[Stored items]
=== Section Start ===
template <int TW, int WINPIX, bool F16, bool EXACT, int MINW, int SETS>
__global__ void __launch_bounds__(256, MINW) warp_variance_tile_kernel(WarpParams p, int nch) {
    constexpr int P = 8, NPX = 32;
    constexpr unsigned PIXB = F16 ? 64 : 128;
    constexpr unsigned QB = F16 ? 8 : 16;
    constexpr unsigned WINB = WINPIX * PIXB;
    constexpr int PPP = 1024 / PIXB;
    constexpr int LPX = PIXB / 16;
    constexpr int NPIECE = WINPIX / PPP;
    constexpr unsigned TABW0 = 2 * WINB, TABO0 = TABW0 + 2 * 4096, PROBE0 = TABO0 + 2 * 1024, FAIL0 = PROBE0 + 512, VIEW0 = FAIL0 + 128;
    using TAP = typename std::conditional<F16, u32x2, u32x4>::type;
    extern __shared__ __attribute__((aligned(16))) char lds[];

    const int tid = threadIdx.x;
    const int wv = __builtin_amdgcn_readfirstlane(tid >> 6);
    const int h = p.h, w = p.w, D = p.D, V = p.V;
    const unsigned DEP0 = VIEW0 + (unsigned)V * sizeof(ViewRec), UNIT0 = DEP0 + (unsigned)nch * 32;

    const int xcd = blockIdx.x & 7;
    int j = blockIdx.x >> 3;
    const int dchunks = (D + P - 1) / P;
    const int dgroups = (dchunks + nch - 1) / nch;
    const int dg = j % dgroups; j /= dgroups;
    const int tile_in = j % p.tiles_per_xcd;
    const int b = j / p.tiles_per_xcd;
    const int tile = xcd * p.tiles_per_xcd + tile_in;
    if (tile >= p.tiles_x * p.tiles_y) return;
    const int tyi = tile / p.tiles_x;
    const int x0 = (tile - tyi * p.tiles_x) * TW, y0 = tyi * (NPX / TW);
    const int nchunks = (dchunks - dg + dgroups - 1) / dgroups;
    auto chunk_of = [&](int jc) { return dg + jc * dgroups; };

    const int W2 = w + 3;
    const unsigned rowb = (unsigned)W2 * PIXB;
    const unsigned img_bytes = (unsigned)(h + 3) * rowb;

    auto opaque_tid = [&]() { int t = tid; asm volatile("" : "+v"(t)); return t; };
    auto blend_pixel = [&](int t, int& bx, int& by) {
        const int px = t >> 3;
        bx = min(x0 + px % TW, w - 1);
        by = min(y0 + px / TW, h - 1);
    };

    float4 key;
    {
        int bx, by;
        blend_pixel(tid, bx, by);
        const char* kp = reinterpret_cast<const char*>(p.key) + (size_t)b * img_bytes + (unsigned)(by + 1) * rowb +
                         (unsigned)(bx + 1) * PIXB + (unsigned)(tid & 7) * QB;
        if constexpr (F16) {
            const u32x2 kh = *reinterpret_cast<const u32x2*>(kp);
            const f16x2 lo = as_h2(kh.x), hi = as_h2(kh.y);
            key = make_float4((float)lo.x, (float)lo.y, (float)hi.x, (float)hi.y);
        } else {
            key = *reinterpret_cast<const float4*>(kp);
        }
    }
    const float inv_nv = 1.0f / (float)(V + 1);
    const size_t plane_bytes = (size_t)h * w * PIXB;

    auto src_rsrc = [&](int v) {
        return __builtin_amdgcn_make_buffer_rsrc(const_cast<char*>(reinterpret_cast<const char*>(p.src.p[v]) + (size_t)b * img_bytes),
                                                 0, (int)img_bytes, 0x00020000);
    };

    const float sx = __int_as_float(__builtin_amdgcn_readfirstlane(__float_as_int((float)w / (float)(w - 1))));
    const float sy = __int_as_float(__builtin_amdgcn_readfirstlane(__float_as_int((float)h / (float)(h - 1))));
    auto position = [&](const float (&M)[12], float fx, float fy, float depth, float& ix, float& iy) -> float {
        float Z;
        if constexpr (EXACT) {
            const float half_w = (float)(w - 1) / 2.0f, half_h = (float)(h - 1) / 2.0f;
            const float gx = fx * depth, gy = fy * depth;
            const float X = ((M[0] * gx + M[1] * gy) + M[2] * depth) + M[3];
            const float Y = ((M[4] * gx + M[5] * gy) + M[6] * depth) + M[7];
            Z = ((M[8] * gx + M[9] * gy) + M[10] * depth) + M[11];
            ix = unnormalize_coord((X / Z) / half_w - 1.0f, (float)w);
            iy = unnormalize_coord((Y / Z) / half_h - 1.0f, (float)h);
        } else {
            const float ax = fmaf(M[0], fx, fmaf(M[1], fy, M[2]));
            const float ay = fmaf(M[4], fx, fmaf(M[5], fy, M[6]));
            const float az = fmaf(M[8], fx, fmaf(M[9], fy, M[10]));
            const float X = fmaf(ax, depth, M[3]), Y = fmaf(ay, depth, M[7]);
            Z = fmaf(az, depth, M[11]);
            const float rz = __builtin_amdgcn_rcpf(Z);
            ix = fmaf(X * rz, sx, -0.5f);
            iy = fmaf(Y * rz, sy, -0.5f);
        }
        ix = __builtin_amdgcn_fmed3f(ix, -1.0f, (float)w);
        iy = __builtin_amdgcn_fmed3f(iy, -1.0f, (float)h);
        return Z;
    };

    unsigned lds_chunks;
    {
        const int pv = tid >> 3, co = tid & 7;
        const float cfx = (float)((co & 1) ? min(x0 + TW - 1, w - 1) : x0);
        const float cfy = (float)((co & 2) ? min(y0 + NPX / TW - 1, h - 1) : y0);
        float M[12];
        {
            const float* Mg = p.M + ((size_t)min(pv, V - 1) * p.B + b) * 12;
#pragma unroll
            for (int k = 0; k < 12; ++k) M[k] = Mg[k];
        }
        if (co == 0 && pv < V) {
            ViewRec* vr = reinterpret_cast<ViewRec*>(lds + VIEW0) + pv;
#pragma unroll
            for (int k = 0; k < 12; ++k) vr->M[k] = M[k];
            const unsigned long long sb = (unsigned long long)(reinterpret_cast<const char*>(p.src.p[pv]) + (size_t)b * img_bytes);
            vr->base_lo = (unsigned)sb; vr->base_hi = (unsigned)(sb >> 32);
        }
        if (tid < 32) *reinterpret_cast<unsigned*>(lds + FAIL0 + tid * 4) = 0u;
        const float* dg_ = p.depth + (size_t)b * D;
        for (int e = tid; e < nchunks * P; e += 256) *reinterpret_cast<float*>(lds + DEP0 + e * 4) = dg_[min(chunk_of(e / P) * P + e % P, D - 1)];
        __syncthreads();
        for (int jc = 0; jc < nchunks; ++jc) {
            const float depth = *reinterpret_cast<const float*>(lds + DEP0 + (jc * P + ((co & 4) ? P - 1 : 0)) * 4);
            float ix, iy;
            const float Z = position(M, cfx, cfy, depth, ix, iy);
            const unsigned cell = ((unsigned)((int)floorf(iy) + 1) << 16) | (unsigned)((int)floorf(ix) + 1);
            const bool ok = Z > 0.0f;
            unsigned mn = ok ? cell : 0u, mx = ok ? cell : 0xffffffffu;
            mn = pk_min_u16(mn, row_shr<1>(mn)); mx = pk_max_u16(mx, row_shr<1>(mx));
            mn = pk_min_u16(mn, row_shr<2>(mn)); mx = pk_max_u16(mx, row_shr<2>(mx));
            mn = pk_min_u16(mn, row_shr<4>(mn)); mx = pk_max_u16(mx, row_shr<4>(mx));
            const int xmin = max((int)(mn & 0xffffu) - 1, 0), ymin = max((int)(mn >> 16) - 1, 0);
            const int xmax = min((int)(mx & 0xffffu) + 1, w + 1), ymax = min((int)(mx >> 16) + 1, h + 1);
            const int nc = xmax - xmin + 2, nr = ymax - ymin + 2;
            const bool mine = (co == 7) && (pv < V);
            if (mine) {
                UnitRec r;
                r.boxmin = (unsigned)xmin | ((unsigned)ymin << 16);
                r.extent = (unsigned)(xmax - xmin) | ((unsigned)(ymax - ymin) << 16);
                r.pitch = (unsigned)nc * PIXB;
                r.npix = (unsigned)(nc * nr);
                r.base = (unsigned)(ymin * W2 + xmin) * PIXB;
                r.skip = rowb - (unsigned)nc * PIXB;
                r.inv_nc = 1.0f / (float)nc;
                r.pad = 0;
                *(reinterpret_cast<UnitRec*>(lds + UNIT0) + jc * V + pv) = r;
            }
            const bool any_bad = __builtin_amdgcn_ballot_w64(mine && nc * nr > WINPIX) != 0;
            if ((tid & 63) == 0) *reinterpret_cast<unsigned*>(lds + PROBE0 + (jc * 4 + wv) * 4) = any_bad ? 1u : 0u;
        }
        __syncthreads();
        unsigned m = 0;
        for (int jc = 0; jc < nchunks; ++jc) {
            const u32x4 f = *reinterpret_cast<const u32x4*>(lds + PROBE0 + jc * 16);
            if ((f.x | f.y | f.z | f.w) == 0) m |= 1u << jc;
        }
        lds_chunks = (unsigned)__builtin_amdgcn_readfirstlane((int)m);
        if constexpr ((MVD_K3T_KO & 16) != 0) lds_chunks = 0;
    }

    auto locate = [&](int jc, int v, int slot, int wb) {
        if constexpr ((MVD_K3T_KO & 8) != 0) return;
        const int t = opaque_tid(), lpx = t & 31, li = t >> 5;
        const float lfx = (float)min(x0 + lpx % TW, w - 1), lfy = (float)min(y0 + lpx / TW, h - 1);
        const float depth = *reinterpret_cast<const float*>(lds + DEP0 + (jc * P + li) * 4);
        const ViewRec* vr = reinterpret_cast<const ViewRec*>(lds + VIEW0) + v;
        const float4 m0 = *reinterpret_cast<const float4*>(vr->M), m1 = *reinterpret_cast<const float4*>(vr->M + 4),
                     m2 = *reinterpret_cast<const float4*>(vr->M + 8);
        const float M[12] = {m0.x, m0.y, m0.z, m0.w, m1.x, m1.y, m1.z, m1.w, m2.x, m2.y, m2.z, m2.w};
        float ix, iy;
        position(M, lfx, lfy, depth, ix, iy);
        const float xf = floorf(ix), yf = floorf(iy);
        const float wx = ix - xf, wy = iy - yf;
        const float ux = 1.0f - wx, uy = 1.0f - wy;
        *reinterpret_cast<float4*>(lds + TABW0 + slot * 4096 + t * 16) = make_float4(ux * uy, wx * uy, ux * wy, wx * wy);
        unsigned* const ent = reinterpret_cast<unsigned*>(lds + TABO0 + slot * 1024 + (lpx * P + li) * 4);
        const int cx = (int)xf + 1, cy = (int)yf + 1;
        if (wb < 0) {
            *ent = (unsigned)(cy * W2 + cx) * PIXB;
        } else {
            const u32x4 rec = *reinterpret_cast<const u32x4*>(lds + UNIT0 + (jc * V + v) * sizeof(UnitRec));
            const unsigned dx = (unsigned)cx - (rec.x & 0xffffu), dy = (unsigned)cy - (rec.x >> 16);
            *ent = (unsigned)wb * WINB + dy * rec.z + dx * PIXB;
            const bool outside = dx > (rec.y & 0xffffu) || dy > (rec.y >> 16);
            if (__builtin_amdgcn_ballot_w64(outside) != 0) {
                if ((t & 63) == 0) *reinterpret_cast<unsigned*>(lds + FAIL0 + jc * 4) = 1u;
            }
        }
    };

    auto copy_window = [&](int jc, int v, int wb) {
        if constexpr ((MVD_K3T_KO & 1) != 0) return;
        const char* rp = lds + UNIT0 + (jc * V + v) * sizeof(UnitRec);
        const u32x4 ra = *reinterpret_cast<const u32x4*>(rp), rb = *reinterpret_cast<const u32x4*>(rp + 16);
        const u32x2 sb = *reinterpret_cast<const u32x2*>(lds + VIEW0 + v * sizeof(ViewRec) + 48);
        const u32x4 rsrc = {(unsigned)__builtin_amdgcn_readfirstlane((int)sb.x), (unsigned)__builtin_amdgcn_readfirstlane((int)sb.y) & 0xffffu,
                            img_bytes, 0x00020000u};
        const int npix = __builtin_amdgcn_readfirstlane((int)ra.w);
        const int ln = opaque_tid() & 63;
        const float inv_nc = __uint_as_float(rb.z);
        const unsigned base = rb.x + (unsigned)(ln % LPX) * 16u + (unsigned)(ln / LPX) * PIXB;
        const float nf0 = (float)(ln / LPX) + 0.5f;
#pragma unroll
        for (int k = 0; k < (NPIECE + 3) / 4; ++k) {
            const int piece = wv + 4 * k;
            if (piece * PPP < npix) {
                const int r = (int)((nf0 + (float)(piece * PPP)) * inv_nc);
                lds_dma_b128(rsrc, base + (unsigned)(piece * 1024) + (unsigned)r * rb.y, (unsigned)(wb * WINB + piece * 1024));
            }
        }
    };

    auto blend = [&](Sums (&sm)[P], int jc, int v, int slot, auto lds_tag) {
        constexpr bool LDSTAPS = decltype(lds_tag)::value;
        const int t = opaque_tid();
        const unsigned q_b = (unsigned)(t & 7) * QB;
        const char* tw = lds + TABW0 + slot * 4096 + (t >> 3) * 16;
        const char* to = lds + TABO0 + slot * 1024 + (t >> 3) * 32;
        const u32x4 oa = *reinterpret_cast<const u32x4*>(to), ob = *reinterpret_cast<const u32x4*>(to + 16);
        const unsigned ofs[P] = {oa.x, oa.y, oa.z, oa.w, ob.x, ob.y, ob.z, ob.w};
        unsigned pitch = 0;
        __amdgpu_buffer_rsrc_t rsrc;
        if constexpr (LDSTAPS) pitch = *reinterpret_cast<const unsigned*>(lds + UNIT0 + (jc * V + v) * sizeof(UnitRec) + 8);
        else rsrc = src_rsrc(v);
        auto weights = [&](int i) { return *reinterpret_cast<const float4*>(tw + i * (NPX * 16)); };
        auto taps = [&](int i, TAP (&f)[4]) {
            const unsigned o = ofs[i] + q_b;
            if constexpr ((MVD_K3T_KO & 2) != 0) {
                if constexpr (F16) { f[0] = u32x2{o, o + 1}; f[1] = u32x2{o + 2, o + 3}; f[2] = u32x2{o + pitch, o + 5}; f[3] = u32x2{o + 6, o + 7}; }
                else { f[0] = u32x4{o, o + 1, o + 2, o + 3}; f[1] = u32x4{o + 4, o + 5, o + 6, o + 7};
                       f[2] = u32x4{o + pitch, o + 9, o + 10, o + 11}; f[3] = u32x4{o + 12, o + 13, o + 14, o + 15}; }
            } else if constexpr (LDSTAPS) {
                f[0] = *reinterpret_cast<const TAP*>(lds + o);
                f[1] = *reinterpret_cast<const TAP*>(lds + o + PIXB);
                f[2] = *reinterpret_cast<const TAP*>(lds + o + pitch);
                f[3] = *reinterpret_cast<const TAP*>(lds + o + pitch + PIXB);
            } else if constexpr (F16) {
                f[0] = load_b64(rsrc, o, 0); f[1] = load_b64(rsrc, o + PIXB, 0);
                f[2] = load_b64(rsrc, o, rowb); f[3] = load_b64(rsrc, o + PIXB, rowb);
            } else {
                f[0] = __builtin_amdgcn_raw_buffer_load_b128(rsrc, o, 0, 0);
                f[1] = __builtin_amdgcn_raw_buffer_load_b128(rsrc, o + PIXB, 0, 0);
                f[2] = __builtin_amdgcn_raw_buffer_load_b128(rsrc, o, rowb, 0);
                f[3] = __builtin_amdgcn_raw_buffer_load_b128(rsrc, o + PIXB, rowb, 0);
            }
        };
        auto next = [&](int i, float4& wq, TAP (&f)[4], Sums& done) {
            wq = weights(i);
            unsigned oi = ofs[i];
            asm volatile("" : "+v"(done.a1[0]), "+v"(done.a1[1]), "+v"(done.a2[0]), "+v"(done.a2[1]), "+v"(oi));
            if (__builtin_amdgcn_ballot_w64(oi != ofs[i - SETS]) != 0) {
                const unsigned o = oi + q_b;
                if constexpr ((MVD_K3T_KO & 2) != 0) { taps(i, f); }
                else if constexpr (LDSTAPS) {
                    f[0] = *reinterpret_cast<const TAP*>(lds + o);
                    f[1] = *reinterpret_cast<const TAP*>(lds + o + PIXB);
                    f[2] = *reinterpret_cast<const TAP*>(lds + o + pitch);
                    f[3] = *reinterpret_cast<const TAP*>(lds + o + pitch + PIXB);
                } else if constexpr (F16) {
                    f[0] = load_b64(rsrc, o, 0); f[1] = load_b64(rsrc, o + PIXB, 0);
                    f[2] = load_b64(rsrc, o, rowb); f[3] = load_b64(rsrc, o + PIXB, rowb);
                } else {
                    f[0] = __builtin_amdgcn_raw_buffer_load_b128(rsrc, o, 0, 0);
                    f[1] = __builtin_amdgcn_raw_buffer_load_b128(rsrc, o + PIXB, 0, 0);
                    f[2] = __builtin_amdgcn_raw_buffer_load_b128(rsrc, o, rowb, 0);
                    f[3] = __builtin_amdgcn_raw_buffer_load_b128(rsrc, o + PIXB, rowb, 0);
                }
            }
        };
        if constexpr (SETS == 2) {
            float4 wA = weights(0), wB = weights(1);
            TAP fA[4], fB[4];
            taps(0, fA);
            taps(1, fB);
            __builtin_amdgcn_sched_barrier(0);
#pragma unroll
            for (int i = 0; i < P; i += 2) {
                accumulate_cell_pk(sm[i], wA, fA);
                __builtin_amdgcn_sched_barrier(0);
                if (i + 2 < P) next(i + 2, wA, fA, sm[i]);
                __builtin_amdgcn_sched_barrier(0);
                accumulate_cell_pk(sm[i + 1], wB, fB);
                __builtin_amdgcn_sched_barrier(0);
                if (i + 3 < P) next(i + 3, wB, fB, sm[i + 1]);
                __builtin_amdgcn_sched_barrier(0);
            }
        } else {
            float4 wA = weights(0);
            TAP fA[4];
            taps(0, fA);
            __builtin_amdgcn_sched_barrier(0);
#pragma unroll
            for (int i = 0; i < P; ++i) {
                accumulate_cell_pk(sm[i], wA, fA);
                __builtin_amdgcn_sched_barrier(0);
                if (i + 1 < P) next(i + 1, wA, fA, sm[i]);
                __builtin_amdgcn_sched_barrier(0);
            }
        }
    };

    auto reset_sums = [&](Sums (&sm)[P]) {
        const f32x2 klo = {key.x, key.y}, khi = {key.z, key.w};
#pragma unroll
        for (int i = 0; i < P; ++i) { sm[i].a1[0] = klo; sm[i].a1[1] = khi; sm[i].a2[0] = klo * klo; sm[i].a2[1] = khi * khi; }
    };

    float amax = 0.f;
    const bool want_absmax = p.absmax != nullptr;
    auto store_chunk = [&](const Sums (&sm)[P], int c, bool drop) {
        int bx, by;
        const int t = opaque_tid();
        blend_pixel(t, bx, by);
        const unsigned out_off = ((unsigned)by * (unsigned)w + (unsigned)bx) * PIXB + (unsigned)(t & 7) * QB;
        const unsigned long long plane0 = (unsigned long long)(reinterpret_cast<char*>(p.out) + ((size_t)b * D + (size_t)c * P) * plane_bytes);
        const int nvalid = drop ? 0 : min(P, D - c * P);
#pragma unroll
        for (int i = 0; i < P; ++i) {
            const float mx = sm[i].a1[0].x * inv_nv, my = sm[i].a1[0].y * inv_nv, mz = sm[i].a1[1].x * inv_nv, mw = sm[i].a1[1].y * inv_nv;
            const float4 r = make_float4(fmaf(sm[i].a2[0].x, inv_nv, -mx * mx), fmaf(sm[i].a2[0].y, inv_nv, -my * my),
                                         fmaf(sm[i].a2[1].x, inv_nv, -mz * mz), fmaf(sm[i].a2[1].y, inv_nv, -mw * mw));
            const unsigned long long pb = plane0 + (i < nvalid ? (unsigned long long)i * plane_bytes : 0ull);
            const __amdgpu_buffer_rsrc_t orsrc = __builtin_amdgcn_make_buffer_rsrc(reinterpret_cast<char*>(pb), 0, i < nvalid ? (int)plane_bytes : 0, 0x00020000);
            if constexpr ((MVD_K3T_KO & 4) != 0) { if (r.x != 123.456f) continue; }
            if (want_absmax && i < nvalid) {
                const float qm = fmaxf(fmaxf(fabsf(r.x), fabsf(r.y)), fmaxf(fabsf(r.z), fabsf(r.w)));
                const bool fin = fabsf(r.x) + fabsf(r.y) + fabsf(r.z) + fabsf(r.w) <= 3.402823466e38f;
                amax = fin ? fmaxf(amax, qm) : amax;
            }
            if constexpr (F16) {
                const f16x2 lo = {(_Float16)r.x, (_Float16)r.y}, hi = {(_Float16)r.z, (_Float16)r.w};
                store_b64(u32x2{as_u32(lo), as_u32(hi)}, orsrc, out_off);
            } else {
                __builtin_amdgcn_raw_buffer_store_b128(u32x4{__float_as_uint(r.x), __float_as_uint(r.y), __float_as_uint(r.z), __float_as_uint(r.w)},
                                                       orsrc, out_off, 0, 0);
            }
        }
    };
=== Section End ===
Work order
Above are the records; repeat exactly the lines from the one holding "TAP fA[4], fB[4];" down to the one holding "const f32x2 klo", end lines included.

Final answer
            TAP fA[4], fB[4];
            taps(0, fA);
            taps(1, fB);
            __builtin_amdgcn_sched_barrier(0);
#pragma unroll
            for (int i = 0; i < P; i += 2) {
                accumulate_cell_pk(sm[i], wA, fA);
                __builtin_amdgcn_sched_barrier(0);
                if (i + 2 < P) next(i + 2, wA, fA, sm[i]);
                __builtin_amdgcn_sched_barrier(0);
                accumulate_cell_pk(sm[i + 1], wB, fB);
                __builtin_amdgcn_sched_barrier(0);
                if (i + 3 < P) next(i + 3, wB, fB, sm[i + 1]);
                __builtin_amdgcn_sched_barrier(0);
            }
        } else {
            float4 wA = weights(0);
            TAP fA[4];
            taps(0, fA);
            __builtin_amdgcn_sched_barrier(0);
#pragma unroll
            for (int i = 0; i < P; ++i) {
                accumulate_cell_pk(sm[i], wA, fA);
                __builtin_amdgcn_sched_barrier(0);
                if (i + 1 < P) next(i + 1, wA, fA, sm[i]);
                __builtin_amdgcn_sched_barrier(0);
            }
        }
    };

    auto reset_sums = [&](Sums (&sm)[P]) {
        const f32x2 klo = {key.x, key.y}, khi = {key.z, key.w};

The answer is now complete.